I tell this story about how I used to be a paying member of the Babylon Bee (I wanted to support their work against the governing Biden-era forced monoculture) but grew incredibly frustrated that every time Tucker Carlson would make a pro-Russia or anti-Zelensky jeremiad, Babylon Bee would instantly put up a “satirical” piece parroting his points. For example, Tucker says Ukraine destroyed its own dam to flood its own people so it could use sympathy money to buy a yacht (I am paraphrasing) and then Babylon Bee the next day would have “Zelensky says Russia massacred civilians while still holding comically large cartoony detonator plunger thingy.” I used to be a dues-paying member of Heritage. Again, no more.
I wondered if anything was safe from the gravitational singularity. Turns out, The Dispatch is.

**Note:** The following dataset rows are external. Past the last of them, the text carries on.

template <class Src>
static int sort_entries(vc_ctx* ctx, Lane L, Src src, uint32_t nv, int c, int wb, int we, uint32_t FB,
                        uint32_t NBC, uint32_t nblk, uint32_t chunk, uint32_t stride, uint32_t wps, size_t ncnt,
                        uint32_t* counts, uint32_t* base, void* tmp, uint32_t* offsets, uint32_t* sorted,
                        uint32_t* zero_word, bool coarse_stage = false, bool counts_ready = false,
                        uint32_t sets_split = 1) {
    hipStream_t st = L.st;
    if (stride && wps == 0) return VC_E_INVALID;
    const uint32_t bins = (stride ? ((uint32_t)we + wps - 1) / wps : (uint32_t)(we - wb)) * NBC;
    const size_t lds = (size_t)bins * 4;
    if (lds > 64 * 1024) return VC_E_INVALID;
    if (ncnt != (size_t)bins * nblk + 1) return VC_E_INVALID;
    const uint64_t emax = stride ? (uint64_t)std::min<uint32_t>((uint32_t)we, wps) * stride : (uint64_t)nv;
    const bool narrow = emax <= (1ull << (31 - FB));
    const uint32_t sblk = chunk >= 4096 ? 1024 : 256;
    if (!counts_ready)
        VK_LAUNCH_ON(ctx, st, "msm_sort_hist", (k_sort_hist<Src>), nblk, sblk, lds, src, nv, c, wb, we, FB, NBC,
                     nblk, stride, wps, chunk, counts);
    size_t tmp_bytes = 0;
    VK_CHECK_HIP(hipcub::DeviceScan::ExclusiveSum(nullptr, tmp_bytes, counts, base, ncnt, st));
    VK_TRY(L.ws[WS_SCAN_TMP].ensure(tmp_bytes));
    {
        hipEvent_t ev = nullptr;
        if (ctx->timing) ctx->timer_begin("msm_scan", &ev, st);
        VK_CHECK_HIP(hipcub::DeviceScan::ExclusiveSum(L.ws[WS_SCAN_TMP].p, tmp_bytes, counts, base, ncnt, st));
        if (ctx->timing) ctx->timer_end("msm_scan", ev, st);
    }
    static const int fine_env = getenv("VKZG_SORT_FINE_BLOCK") ? atoi(getenv("VKZG_SORT_FINE_BLOCK")) : 0;
    const uint64_t total = (uint64_t)nv * (uint32_t)(we - wb);
    int fblk = fine_env == 256 || fine_env == 1024 ? fine_env : (total / bins >= (1u << 15) ? 1024 : 256);
    static const int stage_env = getenv("VKZG_SORT_STAGE") ? atoi(getenv("VKZG_SORT_STAGE")) : 1;
    static const uint32_t fine_regs = !(getenv("VKZG_SORT_FINE_REGS") && atoi(getenv("VKZG_SORT_FINE_REGS")) == 0);
    uint32_t cap = 0;
    if (stage_env && total / bins <= 12000) {
        cap = 16384;
        if (fine_env == 0) fblk = 1024;
    }
    const uint32_t nsplit = (stride && sets_split > 1 && wb == 0 && (uint32_t)we == sets_split * wps) ? sets_split : 1;
    const uint32_t bins_l = bins / nsplit;
    const uint32_t wl = (uint32_t)(we - wb) / nsplit;
    const size_t st_lds = ((size_t)2 * bins_l + 1 + (size_t)chunk * wl) * 4;
    const bool staged = coarse_stage && narrow && st_lds <= 152 * 1024;
    if (staged) {
        VK_TRY(coarse_st_lds_attr(reinterpret_cast<const void*>(&k_sort_coarse_st<Src>), ctx->device));
        for (uint32_t s = 0; s < nsplit; s++) {
            Src ss = src;
            const int wbs = nsplit > 1 ? (int)(s * wps) : wb, wes = nsplit > 1 ? (int)((s + 1) * wps) : we;
            if constexpr (std::is_same<Src, RadixDigits>::value) ss.w0 = wbs;
            VK_LAUNCH_ON(ctx, st, "msm_sort_coarse", k_sort_coarse_st<Src>, nblk, 1024, st_lds, ss, nv, c, wbs, wes, FB,
                         NBC, nblk, stride, wps, chunk, counts, base, static_cast<uint32_t*>(tmp), s * bins_l, bins_l);
        }
        VK_LAUNCH_ON(ctx, st, "msm_sort_fine", k_sort_fine<uint32_t>, bins, fblk, cap * 4,
                     static_cast<const uint32_t*>(tmp), base, nblk, bins, FB, offsets, sorted, zero_word, cap, fine_regs);
    } else if (narrow) {
        VK_LAUNCH_ON(ctx, st, "msm_sort_coarse", (k_sort_coarse<Src, uint32_t>), nblk, sblk, lds, src, nv, c, wb, we,
                     FB, NBC, nblk, stride, wps, chunk, base, static_cast<uint32_t*>(tmp));
        VK_LAUNCH_ON(ctx, st, "msm_sort_fine", k_sort_fine<uint32_t>, bins, fblk, cap * 4,
                     static_cast<const uint32_t*>(tmp), base, nblk, bins, FB, offsets, sorted, zero_word, cap, fine_regs);
    } else {
        VK_LAUNCH_ON(ctx, st, "msm_sort_coarse", (k_sort_coarse<Src, uint64_t>), nblk, sblk, lds, src, nv, c, wb, we,
                     FB, NBC, nblk, stride, wps, chunk, base, static_cast<uint64_t*>(tmp));
        VK_LAUNCH_ON(ctx, st, "msm_sort_fine", k_sort_fine<uint64_t>, bins, fblk, cap * 4,
                     static_cast<const uint64_t*>(tmp), base, nblk, bins, FB, offsets, sorted, zero_word, cap, fine_regs);
    }
    return VC_OK;
}

static bool win_pair_on() {
    static const int env = getenv("VKZG_WIN_PAIR") ? atoi(getenv("VKZG_WIN_PAIR")) : 1;
    return env != 0;
}

static int glv_window(size_t nv) {
    if (nv >= (1u << 19)) return 16;
    if (nv >= (1u << 15)) return 13;
    return 10;
}
static int glv_window_shared(size_t nv) {
    static const int env = getenv("VKZG_MSM_C") ? atoi(getenv("VKZG_MSM_C")) : 0;
    if (env >= 8 && env <= 20) return env;
    return glv_window(nv);
}
static int top_shortfall(int c, int total) {
    const int W = (total + c - 1) / c;
    return c - (total - c * (W - 1));
}
static int choose_window(size_t n, int total) {
    int c0 = 5;
    if (n >= (1u << 19)) c0 = 16;
    else if (n >= (1u << 17)) c0 = 15;
    else if (n >= (1u << 15)) c0 = 13;
    else if (n >= (1u << 12)) c0 = 11;
    else if (n >= (1u << 9)) c0 = 9;
    else if (n >= 64) c0 = 7;
    static const int env = getenv("VKZG_MSM_TOPFIT") ? atoi(getenv("VKZG_MSM_TOPFIT")) : 1;
    if (!env || top_shortfall(c0, total) <= 2) return c0;
    int best = c0;
    double best_cost = 0.0;
    for (int c = std::max(4, c0 - 5); c <= std::min(16, c0 + 2); c++) {
        if (top_shortfall(c, total) > 2) continue;
        const double W = (total + c - 1) / c;
        const double cost = W * (double)n + 2.0 * W * (double)(1u << (c - 1));
        if (best == c0 || cost < best_cost) best = c, best_cost = cost;
    }
    return best;
}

Why I chose this work: This is the kind of art that you are transfixed by before you know why you are. You do not need to know anything about Ivan the Terrible or that he killed his son in a fit of rage to know that in this painting you are looking at someone who just killed someone dear to them. The central figure did not discover the dead body of a loved one, he caused it. I have seen this kind of regret in people’s eyes before in real life, but thankfully not for wanton murder. The artist had to be a master of his craft to convey so much in a still image. You can see Father Ivan’s eyes fixed open eyes in shock and his son’s eyes fixed open in death. If you read Repin’s account of his struggle to paint it, he sounds like a man who was mentally tortured by the majesty of what he was creating.
The work was so powerful, so incendiary, and so provocative that contemporary Russian authorities tried to ban it but failed. The piece has now come under recent attacks by Russian nationalists who see its depiction of Russia’s autocrats capable of doing wrong as Western propaganda.